Primary intracerebral hemorrhage (ICH) is the second most common cause of stroke, affecting over 1 million people worldwide each year.1,2 ICH causes significantly greater morbidity and mortality than ischemic stroke. Hypertension is the most common risk factor for ICH. Elevated blood pressure (BP), often at extreme levels, frequently occurs in the hyperacute and acute phases of primary ICH and is associated with hemorrhage expansion and poor outcome.3,4 Several recent trials have sought to determine whether intensive lowering of BP acutely improves outcomes in patients with ICH.5–10
Over the last several years, a growing number of studies have characterized the presence and frequency of ischemic lesions remote from the acute hematoma visualized on diffusion-weighted imaging (DWI) in patients with primary ICH undergoing MRI.11–19 Across these series, remote DWI lesions are visualized in 11%–41% of patients. There have been conflicting reports of an association between DWI lesions and large fluctuations in BP in the acute hospital setting.11,12,14,16,17 However, the mechanism and etiology of the lesions remains unclear, as does the potential association with poor outcomes. In these prior studies, the sample sizes were relatively small, with the majority being single-center retrospective case series.

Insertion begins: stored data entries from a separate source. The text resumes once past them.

@@ -189,5 +209,23 @@
         t.j[q] = TfJob{TfParams{pp[0], pp[1], pp[2], pp[3], pp[4], pp[5], pp[6], pp[7], pp[8], pp[9]}, g, tidx,
                        bwd ? nullptr : (float*)io[q], bwd ? (const float*)io[q] : nullptr, rows[q], K[q], E[q], 0};
     }
-    return tf_launch(t, bwd, (hipStream_t)stream);
-}
+    return tf_launch(t, bwd, (hipStream_t)stream, jc);
+}
+
+extern "C" int gptst_timefeat_jobs(int njobs, int bwd, const void* const* params, const void* const* grads, const float* tidx,
+                                   const void* const* io, const int* rows, const int* K, const int* E, void* stream) {
+    return tf_jobs(njobs, bwd, params, grads, tidx, io, rows, K, E, stream, nullptr);
+}
+
+extern "C" int gptst_timefeat_jobs_bwd_jobs(int njobs, const void* const* params, const void* const* grads, const float* tidx, const void* const* io,
+                                            const int* rows, const int* K, const int* E, int npj, const int* jkind, const void* const* jemb,
+                                            const void* const* jx, const void* const* jpool, const void* const* jout, const int* jR, const int* jK,
+                                            const int* jcols, const int* jnsplit, const int* jldx, void* stream) {
+    const PJCols cols{npj, jkind, jemb, jx, jpool, jout, jR, jK, jcols, jnsplit, jldx};
+    PJCarry jc;
+    const int taken = gptst_pj_carry_take(&jc, &cols);
+    if (taken < 0) return taken;
+    const int rc = tf_jobs(njobs, 1, params, grads, tidx, io, rows, K, E, stream, taken ? &jc : nullptr);
+    if (rc) return rc;
+    return gptst_pj_carry_rest(&cols, taken, stream);
+}
diff --git a/gpt-st_amd/csrc/tmix.hip b/gpt-st_amd/csrc/tmix.hip
--- a/gpt-st_amd/csrc/tmix.hip
+++ b/gpt-st_amd/csrc/tmix.hip
@@ -1,4 +1,5 @@
 #include "common.h"
+#include "poolgen_dev.h"
 
 #define TT 12
 #define TT2 144
@@ -13,10 +14,9 @@
     G[idx] = s;
 }
 
-__global__ __launch_bounds__(256) void gram_bwd_kernel(const float* __restrict__ A, const float* __restrict__ dG,
-                                                       float* __restrict__ dA, int N, int Hm, int nsplit) {
-    __shared__ float gs[TT2];
-    const int gn = blockIdx.x, l = gn / N, n = gn % N;
+__device__ __forceinline__ void gram_bwd_body(const float* __restrict__ A, const float* __restrict__ dG, float* __restrict__ dA, int N, int Hm,
+                                              int nsplit, int gn, float* __restrict__ gs) {
+    const int l = gn / N, n = gn % N;
     if (threadIdx.x < TT2) {
         const float* g = dG + ((size_t)l * nsplit * N + n) * TT2 + threadIdx.x;
         float part[8];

The aim of the current analysis was to compare patient characteristics, imaging findings, and outcomes in patients with and without DWI lesions in the large, multicenter, prospective Ethnic/Racial Variations of Intracerebral Hemorrhage (ERICH) cohort of white, black, and Hispanic patients with ICH. We hypothesized that BP dysregulation would be associated with DWI lesion presence and that DWI lesions would be associated with poor outcomes.
METHODS
The ERICH study is a multicenter, prospective, case-control study of primary ICH in non-Hispanic white, non-Hispanic black, and Hispanic participants, with the detailed design and methods of the study published previously.20 The goal of the study is to recruit 3,000 patients with primary ICH and 3,000 matched controls from 19 centers in the United States. In addition to the overall goal of identifying genetic variations and other factors that affect ICH risk, ERICH was also designed to explore MRI characteristics of patients with primary ICH.

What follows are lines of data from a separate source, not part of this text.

__global__ void pack_gemv_kernel(const f16* __restrict__ W, f16* __restrict__ Wp, int N, int Npad, int K, int n_scale, float scale, int rows) {
  const int ksteps = K / 32;
  const size_t total = (size_t)Npad * ksteps * 4;
  for (size_t idx = (size_t)blockIdx.x * blockDim.x + threadIdx.x; idx < total; idx += (size_t)gridDim.x * blockDim.x) {
    const int row = (int)(idx % rows);
    size_t t = idx / rows;
    const int kq = (int)(t & 3); t >>= 2;
    const int ks = (int)(t % ksteps), nt = (int)(t / ksteps);
    const int n = rows * nt + row, k = 32 * ks + 8 * kq;
    f16x8 v;
    if (n < N) {
      v = *reinterpret_cast<const f16x8*>(W + (size_t)n * K + k);
      if (n < n_scale) {
#pragma unroll
        for (int j = 0; j < 8; ++j) v[j] = (f16)((float)v[j] * scale);
      }
    } else {
// ... 1945 lines not shown
    if (pub) {
#pragma unroll
      for (int blk = 0; blk < NB; ++blk)
#pragma unroll
        for (int r4 = 0; r4 < 4; ++r4) own[l15][dhb + 16 * blk + r4] = o_[blk][r4];
      if (wave == NKW && kq == 0) { own[l15][64] = Mc; own[l15][65] = Lc; }
    }
    __syncthreads();
    stamp(pf, 5);
    for (int item = tid; item < R * 32; item += NTHR) {
      const int r = item >> 5, dp = item & 31;
      float2 ml[CM], ov[CM];
      unsigned spins = 0;
      for (;;) {
        bool ok = true;
#pragma unroll
        for (int cc = 0; cc < CM - 1; ++cc) {
          if (cc < C - 1) {
            const gran_t* gp = gbase + ((size_t)cc * 8 + r) * 66;
            const gran_t g0 = ld_gran(gp + 64), g1 = ld_gran(gp + 65), g2 = ld_gran(gp + 2 * dp), g3 = ld_gran(gp + 2 * dp + 1);
            ok = ok & ((unsigned)(g0 >> 32) == tag) & ((unsigned)(g1 >> 32) == tag) & ((unsigned)(g2 >> 32) == tag) & ((unsigned)(g3 >> 32) == tag);
            ml[cc] = make_float2(__uint_as_float((unsigned)g0), __uint_as_float((unsigned)g1));
            ov[cc] = make_float2(__uint_as_float((unsigned)g2), __uint_as_float((unsigned)g3));
          }
        }
        if (ok) break;
        if (++spins > CA_SPIN_LIMIT) { atomicOr(epoch, 1u); break; }
        __builtin_amdgcn_s_sleep(1);
      }
      float M_ = own[r][64];
#pragma unroll
      for (int cc = 0; cc < CM - 1; ++cc) if (cc < C - 1) M_ = fmaxf(M_, ml[cc].x);
      float L = 0.f, O0 = 0.f, O1 = 0.f;
#pragma unroll
      for (int cc = 0; cc < CM - 1; ++cc) {
        if (cc < C - 1) {
          const float w = __expf(ml[cc].x - M_);
          L = fmaf(ml[cc].y, w, L); O0 = fmaf(ov[cc].x, w, O0); O1 = fmaf(ov[cc].y, w, O1);
        }
      }
      {
        const float w = __expf(own[r][64] - M_);
        L = fmaf(own[r][65], w, L); O0 = fmaf(own[r][2 * dp], w, O0); O1 = fmaf(own[r][2 * dp + 1], w, O1);
      }
      const float inv = 1.0f / L;
      typedef _Float16 f16x2 __attribute__((ext_vector_type(2)));
      const f16x2 o2 = {(f16)(O0 * inv), (f16)(O1 * inv)};
      *reinterpret_cast<f16x2*>(out + (out_mb ? xf_index(b * R + r, h * 64 + 2 * dp, out_mb) : (size_t)(b * R + r) * d + h * 64 + 2 * dp)) = o2;
    }
    if (tid == 0) __hip_atomic_store(epoch + 1 + b * H + h, tag, __ATOMIC_RELAXED, __HIP_MEMORY_SCOPE_AGENT);
    stamp(pf, 6);
    if (tid == 0) tl_end(prof);
    return;
  }
  float* pbase = part + ((size_t)(b * H + h) * C) * R * 66;
  if (pub) {
    float* pp = pbase + ((size_t)c * R + l15) * 66;
#pragma unroll
    for (int blk = 0; blk < NB; ++blk)
#pragma unroll
      for (int r4 = 0; r4 < 4; ++r4) st_sc1(pp + dhb + 16 * blk + r4, o_[blk][r4]);
    if (wave == NKW && kq == 0) { st_sc1(pp + 64, Mc); st_sc1(pp + 65, Lc); }
  }
  asm volatile("s_waitcnt vmcnt(0)" ::: "memory");
  __syncthreads();
  stamp(pf, 5);
  if (tid == 0) {
    const unsigned prev = __hip_atomic_fetch_add(counters + b * H + h, 1u, __ATOMIC_RELAXED, __HIP_MEMORY_SCOPE_AGENT);
    const int last = (prev == (unsigned)(C - 1));
    if (last) {
      __hip_atomic_store(counters + b * H + h, 0u, __ATOMIC_RELAXED, __HIP_MEMORY_SCOPE_AGENT);
      __builtin_amdgcn_fence(__ATOMIC_ACQUIRE, "agent");
    }
    s_last = last;
  }
  __syncthreads();
  if (tid == 0) tl_end(prof);
  if (!s_last) return;
  for (int item = tid; item < R * 32; item += NTHR) {
    const int r = item >> 5, dp = item & 31;
    float2 ml[CM], ov[CM];
#pragma unroll
    for (int cc = 0; cc < CM; ++cc) {
      if (cc < C) {
        const float* pp = pbase + ((size_t)cc * R + r) * 66;
        ml[cc] = *reinterpret_cast<const float2*>(pp + 64);
        ov[cc] = *reinterpret_cast<const float2*>(pp + 2 * dp);
      }
    }
    float M_ = -INFINITY;
#pragma unroll
    for (int cc = 0; cc < CM; ++cc) if (cc < C) M_ = fmaxf(M_, ml[cc].x);
    float L = 0.f, O0 = 0.f, O1 = 0.f;
#pragma unroll
    for (int cc = 0; cc < CM; ++cc) {
      if (cc < C) {
        const float w = __expf(ml[cc].x - M_);
        L = fmaf(ml[cc].y, w, L); O0 = fmaf(ov[cc].x, w, O0); O1 = fmaf(ov[cc].y, w, O1);
      }
    }
    const float inv = 1.0f / L;
    typedef _Float16 f16x2 __attribute__((ext_vector_type(2)));
    const f16x2 o2 = {(f16)(O0 * inv), (f16)(O1 * inv)};
    *reinterpret_cast<f16x2*>(out + (out_mb ? xf_index(b * R + r, h * 64 + 2 * dp, out_mb) : (size_t)(b * R + r) * d + h * 64 + 2 * dp)) = o2;
  }
  stamp(pf, 6);
}

int launch_dec_cross_attn(hipStream_t st, const float* q, const f16* kx, const f16* vt, f16* out, float* part, unsigned* counters,
                          int B, int R, int H, int d, int T, int Tpad, int chunks, unsigned long long* prof, int out_mb,
                          const float* xres, const float* qcs, const float* qb, unsigned long long* gran, unsigned* epoch, const float* q2, int xres_is_stat, int kv_shared) {
  if (xres && (!qcs || !qb || R > 8 || d > (xres_is_stat ? 2048 : 1280))) { set_error("dec_cross_attn: folded query needs column sums, bias, R <= 8 and d <= 1280 (2048 from partials)"); return WIS_E_ARG; }
  if (xres_is_stat && !xres) { set_error("dec_cross_attn: the fold from partials needs the row partials"); return WIS_E_ARG; }
  if (R < 1 || R > 16 || chunks < 1 || chunks > 16) { set_error("dec_cross_attn: R=%d chunks=%d unsupported", R, chunks); return WIS_E_UNSUPPORTED; }
  if (H > 63 || d > 65535 || T > 65535) { set_error("dec_cross_attn: H=%d d=%d T=%d beyond the packed shape arguments", H, d, T); return WIS_E_UNSUPPORTED; }
  const int CL = cdiv(cdiv(T, chunks), 32) * 32;
  if ((CL != 128 && CL != 256) || CL * chunks > Tpad) { set_error("dec_cross_attn: %d chunks of %d keys unsupported (Tpad %d)", chunks, CL, Tpad); return WIS_E_UNSUPPORTED; }
  const int used = cdiv(T, CL);
  static const int env_spin = getenv("WIS_CA_SPIN") ? atoi(getenv("WIS_CA_SPIN")) : 1;
  const bool spin = env_spin && gran && epoch && B * H <= CA_SPIN_MAX_BH && CL == 256 && used >= 2 && used <= 6 && R <= 8;
  static const int lds_pad = getenv("WIS_CA_LDS_PAD") ? atoi(getenv("WIS_CA_LDS_PAD")) : 0;
  const int shm = (long)B * H * used > 512 ? lds_pad : 0;
#define WIS_CA(TPWv, CMv, FOLDv, SPINv) hipLaunchKernelGGL((dec_cross_attn_kernel<TPWv, CMv, FOLDv, SPINv>), dim3(used, H, B), dim3(256), shm, st, q, kx, vt, xres, q2, epoch, \
                                                  (R | (H << 8) | (CL << 14) | (used << 24)), (d | (T << 16)), (Tpad | (kv_shared ? (1 << 30) : 0)), out, part, counters, prof, out_mb, qcs, qb, gran)
  if (xres_is_stat) {
    const bool small = (long)B * H * used <= 256;
    static const int ca_rs = getenv("WIS_CA_RS") ? atoi(getenv("WIS_CA_RS")) : 2;
    if (ca_rs && (!small || ca_rs >= 2) && CL == 256 && used <= 6 && R <= 8 && d <= 1280) {
#define WIS_CA_RS(SPINv, NTv, NKWv) hipLaunchKernelGGL((dec_cross_attn_rs_kernel<SPINv, NTv, NKWv>), dim3(used, H, B), dim3(128 * NKWv), 0, st, q, kx, vt, xres, q2, epoch, \
                                                        (R | (H << 8) | (CL << 14) | (used << 24)), (d | (T << 16)), (Tpad | (kv_shared ? (1 << 30) : 0)), out, part, counters, prof, out_mb, qcs, qb, gran)
      static const bool rs8 = getenv("WIS_CA_RS8") && atoi(getenv("WIS_CA_RS8")) != 0;
      if (spin) { if (small && rs8) WIS_CA_RS(true, true, 4); else if (small) WIS_CA_RS(true, true, 2); else WIS_CA_RS(true, false, 2); }
      else { if (small && rs8) WIS_CA_RS(false, true, 4); else if (small) WIS_CA_RS(false, true, 2); else WIS_CA_RS(false, false, 2); }
#undef WIS_CA_RS
      return WIS_OK;
    }
    static const bool fold4 = !(getenv("WIS_CA_FOLD4") && atoi(getenv("WIS_CA_FOLD4")) == 0);
    const bool f4 = fold4 && !small && R <= 8;
    if (spin) { if (small) WIS_CA(4, 6, 3, true); else if (f4) WIS_CA(4, 6, 4, true); else WIS_CA(4, 6, 2, true); }
    else if (CL <= 128) WIS_CA(2, 16, 2, false);
    else if (used <= 6) { if (small) WIS_CA(4, 6, 3, false); else if (f4) WIS_CA(4, 6, 4, false); else WIS_CA(4, 6, 2, false); } else WIS_CA(4, 16, 2, false);
  }
  else if (spin) { if (xres) WIS_CA(4, 6, 1, true); else WIS_CA(4, 6, 0, true); }
  else if (xres) { if (CL <= 128) WIS_CA(2, 16, 1, false); else if (used <= 6) WIS_CA(4, 6, 1, false); else WIS_CA(4, 16, 1, false); }
  else { if (CL <= 128) WIS_CA(2, 16, 0, false); else if (used <= 6) WIS_CA(4, 6, 0, false); else WIS_CA(4, 16, 0, false); }
#undef WIS_CA
  return WIS_OK;
}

Overall the study aimed to have a baseline MRI performed on at least 20% of the cases. Since the ordering of MRIs in ICH may differ by physician or institution, an MRI was sought on every fifth case at each site to avoid bias. If clinical care did not include an MRI, a study-specific MRI was performed as long as deemed safe. If the fifth consecutive case was unable to have an MRI performed, each subsequent case was considered for MRI until one was completed. All MRIs were performed on 1.5T to 3.0T scanners with the following required sequences: gradient recalled echo (GRE), DWI with apparent diffusion coefficient (ADC) map, and fluid-attenuated inversion recovery (FLAIR). Sites were provided with recommended standardized sequences. In the absence of a GRE sequence, a susceptibility-weighted imaging (SWI) sequence was analyzed.

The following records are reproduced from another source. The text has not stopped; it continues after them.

static int debug_prune_kmer(bool admitted, const int8_t *rows, const int8_t *idx, size_t lq, int gap_open, int gap_extend, int k, int S,
                            const int8_t *flat, const uint64_t *offsets, size_t n, uint16_t *table_out, uint64_t *u_out)
{
    if (!admitted || !rows || lq == 0 || gap_open > 0 || gap_extend > 0 || (n > 0 && (!flat || !offsets || !u_out))) return SWG_ERR_ARG;
    std::vector<int8_t> cprof(lq * SWG_KMER_CLASSES);
    swg_kmer_cprof(rows, idx, lq, cprof.data());
    std::vector<uint16_t> own;
    if (!table_out) {
        own.resize(swg_kmer_entries(k) * (size_t)S);
        table_out = own.data();
    }
    swg_kmer_table_seg(cprof.data(), lq, -(gap_open + gap_extend), -gap_extend, k, (size_t)S, table_out);
    const SwgColMax cm = swg_prune_colmax(rows, idx, lq);
    for (size_t i = 0; i < n; ++i) u_out[i] = swg_kmer_bound_seg(table_out, k, (size_t)S, cm, flat + offsets[i], (size_t)(offsets[i + 1] - offsets[i]));
    return SWG_OK;
}
extern "C" int swg_debug_prune_kmer(const int8_t *rows, const int8_t *idx, size_t lq, int gap_open, int gap_extend, int k, const int8_t *flat,
                                    const uint64_t *offsets, size_t n, uint16_t *table_out, uint64_t *u_out)
{
    return debug_prune_kmer(k == 4 || k == 5, rows, idx, lq, gap_open, gap_extend, k, 1, flat, offsets, n, table_out, u_out);
}
extern "C" int swg_debug_prune_kmer_seg(const int8_t *rows, const int8_t *idx, size_t lq, int gap_open, int gap_extend, int k, int S,
                                        const int8_t *flat, const uint64_t *offsets, size_t n, uint16_t *table_out, uint64_t *u_out)
{
    return debug_prune_kmer((k == 4 || k == 5) && S >= 1 && S <= (int)SWG_KMER_MAX_SEGMENTS, rows, idx, lq, gap_open, gap_extend, k, S, flat, offsets, n,
                            table_out, u_out);
}
extern "C" int swg_debug_prune_kmer_refine(const int8_t *rows, const int8_t *idx, size_t lq, int gap_open, int gap_extend, int S2, const int8_t *flat,
                                           const uint64_t *offsets, size_t n, uint16_t *table_out, uint64_t *u_out)
{
    return debug_prune_kmer(S2 == 32 || S2 == 64 || S2 == 128, rows, idx, lq, gap_open, gap_extend, 4, S2, flat, offsets, n, table_out, u_out);
}
extern "C" int swg_debug_prune_kmer_refine3(const int8_t *rows, const int8_t *idx, size_t lq, int gap_open, int gap_extend, int S3, const int8_t *flat,
                                            const uint64_t *offsets, size_t n, uint16_t *table_out, uint64_t *u_out)
{
    return debug_prune_kmer(S3 == 256, rows, idx, lq, gap_open, gap_extend, 4, S3, flat, offsets, n, table_out, u_out);
}
#define SWG_REFINE4_BATCH 32768u
extern "C" int swg_debug_prune_kmer_refine4(const int8_t *rows, const int8_t *idx, size_t lq, int gap_open, int gap_extend, int S4, const int8_t *flat,
                                            const uint64_t *offsets, size_t n, uint64_t *u_out)
{
    if ((S4 != 128 && S4 != 256) || !rows || lq == 0 || gap_open > 0 || gap_extend > 0 || (n > 0 && (!flat || !offsets || !u_out))) return SWG_ERR_ARG;
    const size_t S = (size_t)S4, C = SWG_KMER_CLASSES;
    std::vector<int8_t> cprof(lq * C);
    swg_kmer_cprof(rows, idx, lq, cprof.data());
    const SwgColMax cm = swg_prune_colmax(rows, idx, lq);
    const int g = std::min(-(gap_open + gap_extend), 65536), e = std::min(-gap_extend, 65536);
    std::vector<size_t> batch{0};
    for (size_t i = 0, blocks = 0; i < n; ++i) {
        const size_t nb = (2 + (size_t)(offsets[i + 1] - offsets[i]) + 3) / 4;
        if (blocks > 0 && blocks + nb > SWG_REFINE4_BATCH) batch.push_back(i), blocks = 0;
        blocks += nb;
    }
    batch.push_back(n);
#pragma omp parallel for schedule(dynamic, 1)
    for (long bi = 0; bi < (long)batch.size() - 1; ++bi) {
        std::vector<uint32_t> held;
        const uint16_t none = 0;
        for (size_t i = batch[bi]; i < batch[bi + 1]; ++i)
            kmer_bound_walk([&](size_t ix) { held.push_back((uint32_t)ix); return &none; }, 5, 1, cm, flat + offsets[i],
                            (size_t)(offsets[i + 1] - offsets[i]));
        std::sort(held.begin(), held.end());
        held.erase(std::unique(held.begin(), held.end()), held.end());
        std::vector<uint16_t> entries(held.size() * S);
        std::vector<int> work(5 * (2 * lq + S));
        uint32_t prev[5] = {0, 0, 0, 0, 0};
        for (size_t h = 0; h < held.size(); ++h) {
            uint32_t c[5];
            for (uint32_t j = 5, v = held[h]; j-- > 0; v /= (uint32_t)C) c[j] = v % (uint32_t)C;
            int d = 0;
            while (h > 0 && d < 4 && c[d] == prev[d]) ++d;
            for (; d < 5; ++d) {
                int *Mn = work.data() + (size_t)d * (2 * lq + S), *Mp = d ? Mn - (2 * lq + S) : nullptr;
                kmer_row(cprof.data(), lq, g, e, S, c[d], Mp, Mp ? Mp + lq : nullptr, Mp ? Mp + 2 * lq : nullptr, Mn, Mn + lq, Mn + 2 * lq);
                prev[d] = c[d];
            }
            const int *best = work.data() + 4 * (2 * lq + S) + 2 * lq;
            for (size_t s = 0; s < S; ++s) entries[h * S + s] = (uint16_t)std::min(best[s], 65535);
        }
        for (size_t i = batch[bi]; i < batch[bi + 1]; ++i)
            u_out[i] = kmer_bound_walk(
                [&](size_t ix) { return entries.data() + (size_t)(std::lower_bound(held.begin(), held.end(), (uint32_t)ix) - held.begin()) * S; }, 5, S, cm,
                flat + offsets[i], (size_t)(offsets[i + 1] - offsets[i]));
    }
    return SWG_OK;
}
extern "C" int swg_debug_prune_table_bits(const int8_t *rows, const int8_t *idx, size_t lq, int k)
{
    if (!rows || lq == 0 || (k != 4 && k != 5)) return SWG_ERR_ARG;
    return swg_kmer_table_bits(swg_prune_colmax(rows, idx, lq), k);
}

Neuroimaging studies were de-identified prior to interpretation. The core CT laboratory analyzed baseline noncontrast head CT scans to provide the baseline hemorrhage location, volume, and presence of intraventricular hemorrhage (IVH). A vascular neurologist (C.S.K.) with imaging expertise, and blinded to clinical data, performed MRI interpretations using Mango software.21 The following variables were measured for each case: planimetric assessment of ICH and IVH volumes (GRE; FLAIR or DWI if not accessible), ICH location, presence of microbleeds (GRE or SWI), number of microbleeds (GRE) and chronic hematomas by location (GRE or SWI), and presence and severity of white matter disease employing a modified Fazekas scale (FLAIR).22 DWI and ADC sequences were evaluated for the presence, number, acuity (acute defined as hyperintense on DWI, hypointense on ADC; subacute defined as hyperintense on DWI, isointense or hyperintense on ADC), volume, and location of ischemic lesions remote from the hematoma. We excluded lesions immediately adjacent (typically a 10 mm rim) to the hematoma from the analysis. DWI lesions were not included in the assessment of white matter hyperintensity (WMH) severity. One rater (C.S.K.) scored 30 randomly selected scans twice for DWI lesion presence and number, blinded to the initial rating, with ratings separated by >6 months.
To qualify for the current analysis, participants had to have an MRI with a DWI sequence prior to any surgical intervention (i.e., no hemicraniectomy or surgical hematoma evacuation). In order to assess baseline hematoma volumes at a standardized timepoint (hospital admission), hematoma volumes and presence of IVH measured on the first CT were included in the analyses since MRIs were obtained at more variable timepoints following the hospital admission. If no CT was obtained, an adjusted MRI volume was used.23 Time intervals from ICH onset to MRI were calculated from last known well date and time. If the exact time of onset was not documented in the chart, then the time was estimated (table e-1 at Neurology.org).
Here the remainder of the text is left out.